## REQUIRED WORK
Filter these entries so that only lines with the word "void" remain.

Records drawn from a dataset
=== Begin Enclosure ===
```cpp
std::vector<torch::Tensor> fmha_bwd(torch::Tensor dout, torch::Tensor q,
                                    torch::Tensor k, torch::Tensor v,
                                    torch::Tensor o, torch::Tensor lse,
                                    double scale, double p_drop, long seed) {
  TORCH_CHECK(q.is_cuda() && q.dim() == 4,
              "fmha_bwd: q must be a GPU tensor [B, H, T, D]");
  TORCH_CHECK(supported_head_dim(q.size(3)),
              "fmha_bwd: head_dim must be a multiple of 16 and <= ", kMaxD,
              ", got ", q.size(3));
  check_bwd_operand("fmha_bwd", "q", q, q, q.sizes());
  check_bwd_operand("fmha_bwd", "k", k, q, q.sizes());
  check_bwd_operand("fmha_bwd", "v", v, q, q.sizes());
  check_bwd_operand("fmha_bwd", "o", o, q, q.sizes());
  check_bwd_operand("fmha_bwd", "dout", dout, q, q.sizes());
  check_bwd_lse("fmha_bwd", lse, q, q.size(0), q.size(1), q.size(2));
  const int B = q.size(0), H = q.size(1), T = q.size(2), D = q.size(3);
  const QkvStrides st = contiguous_strides(H, T, D);
  auto delta = run_rowdot(dout, o, B, H, T, D, st);
  auto stream = at::cuda::getCurrentCUDAStream();

  static const bool use_compose = [] {
    const char* e = getenv("VITFSDP_FMHA_BWD");
    return e != nullptr && strcmp(e, "compose") == 0;
  }();
  if (use_compose) {
    auto s_raw = at::matmul(q, k.transpose(-2, -1));
    auto dp = at::matmul(dout, v.transpose(-2, -1));
    auto p = torch::empty_like(s_raw);
    auto ds = torch::empty_like(s_raw);
    hipLaunchKernelGGL(fmha_dsoftmax_kernel, dim3((long)B * H * T), dim3(256),
                       0, stream, (const unsigned short*)s_raw.data_ptr(),
                       (const unsigned short*)dp.data_ptr(),
                       lse.data_ptr<float>(), delta.data_ptr<float>(),
                       (unsigned short*)p.data_ptr(),
                       (unsigned short*)ds.data_ptr(), T, (float)scale);
    HIP_CHECK_LAST();
    auto dv = at::matmul(p.transpose(-2, -1), dout);
    auto dq = at::matmul(ds, k);
    auto dk = at::matmul(ds.transpose(-2, -1), q);
    return {dq, dk, dv};
  }

  auto dq = torch::empty_like(q);
  auto dk = torch::empty_like(k);
  auto dv = torch::empty_like(v);
  FmhaArgs a{(const short*)q.data_ptr(), (const short*)k.data_ptr(),
             (const short*)v.data_ptr(), (short*)dout.data_ptr(),
             B, H, T, st, (float)scale, (float)p_drop, (unsigned)seed};
  VITFSDP_FMHA_DISPATCH(
      D, launch_fmha_bwd<kD>(a, lse, delta, (short*)dq.data_ptr(),
                             (short*)dk.data_ptr(), (short*)dv.data_ptr()));
  return {dq, dk, dv};
}

torch::Tensor fmha_rowdot(torch::Tensor dout, torch::Tensor o) {
  TORCH_CHECK(dout.is_cuda() && o.is_cuda() && dout.is_contiguous() &&
                  o.is_contiguous(),
              "fmha_rowdot: contiguous GPU tensors");
  TORCH_CHECK(dout.scalar_type() == torch::kBFloat16 &&
                  o.scalar_type() == torch::kBFloat16,
              "fmha_rowdot: bf16 only");
  TORCH_CHECK(dout.dim() == 4 && dout.sizes() == o.sizes(),
              "fmha_rowdot: two [B, H, T, D] tensors of one shape");
  const int B = dout.size(0), H = dout.size(1), T = dout.size(2),
            D = dout.size(3);
  TORCH_CHECK(D % 16 == 0 && D <= kMaxD,
              "fmha_rowdot: head_dim must be a multiple of 16 and <= ", kMaxD);
  return run_rowdot(dout, o, B, H, T, D, contiguous_strides(H, T, D));
}


std::vector<torch::Tensor> fmha_fwd_qkv(torch::Tensor qkv, long num_heads,
                                        double scale, double p_drop,
                                        long seed) {
  TORCH_CHECK(qkv.is_cuda() && qkv.is_contiguous() && qkv.dim() == 5 &&
                  qkv.size(2) == 3 && qkv.size(3) == num_heads,
              "fmha_fwd_qkv: expected contiguous [B, T, 3, H, D]");
  TORCH_CHECK(qkv.scalar_type() == torch::kBFloat16, "fmha: bf16 only");
  const int B = qkv.size(0), T = qkv.size(1), H = qkv.size(3),
            D = qkv.size(4);
  TORCH_CHECK(D % 16 == 0 && D <= kMaxD,
              "fmha: head_dim must be a multiple of 16 and <= ", kMaxD);
  const QkvStrides st = fused_qkv_strides(T, H, D);

  auto o = torch::empty({B, T, (long)H * D}, qkv.options());
  auto lse = torch::empty({B, H, T}, qkv.options().dtype(torch::kFloat32));
  const short* base = (const short*)qkv.data_ptr();
  FmhaArgs a{base, base + (long)H * D, base + 2L * H * D,
             (short*)o.data_ptr(), B, H, T, st, (float)scale,
             (float)p_drop, (unsigned)seed};
  VITFSDP_FMHA_DISPATCH(D, launch_fmha_fwd<kD>(a, lse));
  return {o, lse};
}

torch::Tensor fmha_bwd_qkv(torch::Tensor dout, torch::Tensor qkv,
                           torch::Tensor o, torch::Tensor lse,
                           long num_heads, double scale, double p_drop,
                           long seed) {
  TORCH_CHECK(qkv.is_cuda() && qkv.is_contiguous() && qkv.dim() == 5 &&
                  qkv.size(2) == 3 && qkv.size(3) == num_heads,
              "fmha_bwd_qkv: expected contiguous GPU qkv [B, T, 3, H, D]");
  TORCH_CHECK(qkv.scalar_type() == torch::kBFloat16,
              "fmha_bwd_qkv: qkv must be bf16, got ", qkv.scalar_type());
  TORCH_CHECK(supported_head_dim(qkv.size(4)),
              "fmha_bwd_qkv: head_dim must be a multiple of 16 and <= ", kMaxD,
              ", got ", qkv.size(4));
  {
    const long b = qkv.size(0), t = qkv.size(1), h = qkv.size(3),
               d = qkv.size(4);
    const std::vector<long> flat{b, t, h * d}, split{b, t, h, d};
    check_bwd_operand("fmha_bwd_qkv", "o", o, qkv,
                      o.dim() == 4 ? split : flat);
    check_bwd_operand("fmha_bwd_qkv", "dout", dout, qkv,
                      dout.dim() == 4 ? split : flat);
    check_bwd_lse("fmha_bwd_qkv", lse, qkv, b, h, t);
  }
  const int B = qkv.size(0), T = qkv.size(1), H = qkv.size(3),
            D = qkv.size(4);
  const QkvStrides st = fused_qkv_strides(T, H, D);
  auto delta = run_rowdot(dout, o, B, H, T, D, st);

  auto dqkv = torch::empty_like(qkv);
  const short* base = (const short*)qkv.data_ptr();
  short* dbase = (short*)dqkv.data_ptr();
  FmhaArgs a{base, base + (long)H * D, base + 2L * H * D,
             (short*)dout.data_ptr(), B, H, T, st, (float)scale,
             (float)p_drop, (unsigned)seed};
  VITFSDP_FMHA_DISPATCH(
      D, launch_fmha_bwd<kD>(a, lse, delta, dbase, dbase + (long)H * D,
                             dbase + 2L * H * D));
  return dqkv;
}
#endif
```

### csrc/mfma_tiles.h

```cpp
#pragma once

#include "common.h"

typedef __attribute__((ext_vector_type(8))) short bf16x8;
typedef __attribute__((ext_vector_type(4))) float f32x4;
typedef __attribute__((ext_vector_type(16))) float f32x16;
typedef __attribute__((ext_vector_type(2))) unsigned int u32x2;


__device__ __forceinline__ u32x2 tr16_read(unsigned lds_byte_addr) {
  u32x2 v;
  asm volatile("ds_read_b64_tr_b16 %0, %1 offset:0"
               : "=v"(v)
               : "v"(lds_byte_addr));
  return v;
}

template <int OFF>
__device__ __forceinline__ u32x2 tr16_read_at(unsigned lds_byte_addr) {
  static_assert(OFF >= 0 && OFF < 65536, "ds offset field is 16 bits");
  u32x2 v;
  asm volatile("ds_read_b64_tr_b16 %0, %1 offset:%2"
               : "=v"(v)
               : "v"(lds_byte_addr), "n"(OFF));
  return v;
}

template <int N>
__device__ __forceinline__ void lds_wait(u32x2& lo, u32x2& hi) {
  asm volatile("s_waitcnt lgkmcnt(%[cnt])"
               : "+v"(lo), "+v"(hi)
               : [cnt] "i"(N)
               : "memory");
}

__device__ __forceinline__ bf16x8 frag_from(u32x2 lo, u32x2 hi) {
  union {
    u32x2 uu[2];
    bf16x8 v;
  } cv;
  cv.uu[0] = lo;
  cv.uu[1] = hi;
  return cv.v;
}

__device__ __forceinline__ unsigned pack_bf16x2(float lo, float hi) {
  return (unsigned)f32_to_bf16(lo) | ((unsigned)f32_to_bf16(hi) << 16);
}

template <int NC, int STRIDE>
__device__ __forceinline__ void mfma_tr_ring(bf16x8 a, unsigned lds_base,
                                             int seg, int col,
                                             f32x4 (&acc)[NC]) {
  const unsigned lane_base =
      lds_base +
      2u * (unsigned)((seg * 8 + (col >> 2)) * STRIDE + (col & 3) * 4);
  u32x2 bf[2][2];
#pragma unroll
  for (int h = 0; h < 2; ++h)
    bf[0][h] = tr16_read(lane_base + 2u * (4 * h * STRIDE));
#pragma unroll
  for (int c = 0; c < NC; ++c) {
    const int cur = c & 1;
    if (c + 1 < NC) {
#pragma unroll
      for (int h = 0; h < 2; ++h)
        bf[cur ^ 1][h] =
            tr16_read(lane_base + 2u * (4 * h * STRIDE + (c + 1) * 16));
      lds_wait<2>(bf[cur][0], bf[cur][1]);
    } else {
      lds_wait<0>(bf[cur][0], bf[cur][1]);
    }
    acc[c] = __builtin_amdgcn_mfma_f32_16x16x32_bf16(
        a, frag_from(bf[cur][0], bf[cur][1]), acc[c], 0, 0, 0);
  }
}
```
=== End Enclosure ===
## EXERCISE RESULT
__device__ __forceinline__ void lds_wait(u32x2& lo, u32x2& hi) {
__device__ __forceinline__ void mfma_tr_ring(bf16x8 a, unsigned lds_base,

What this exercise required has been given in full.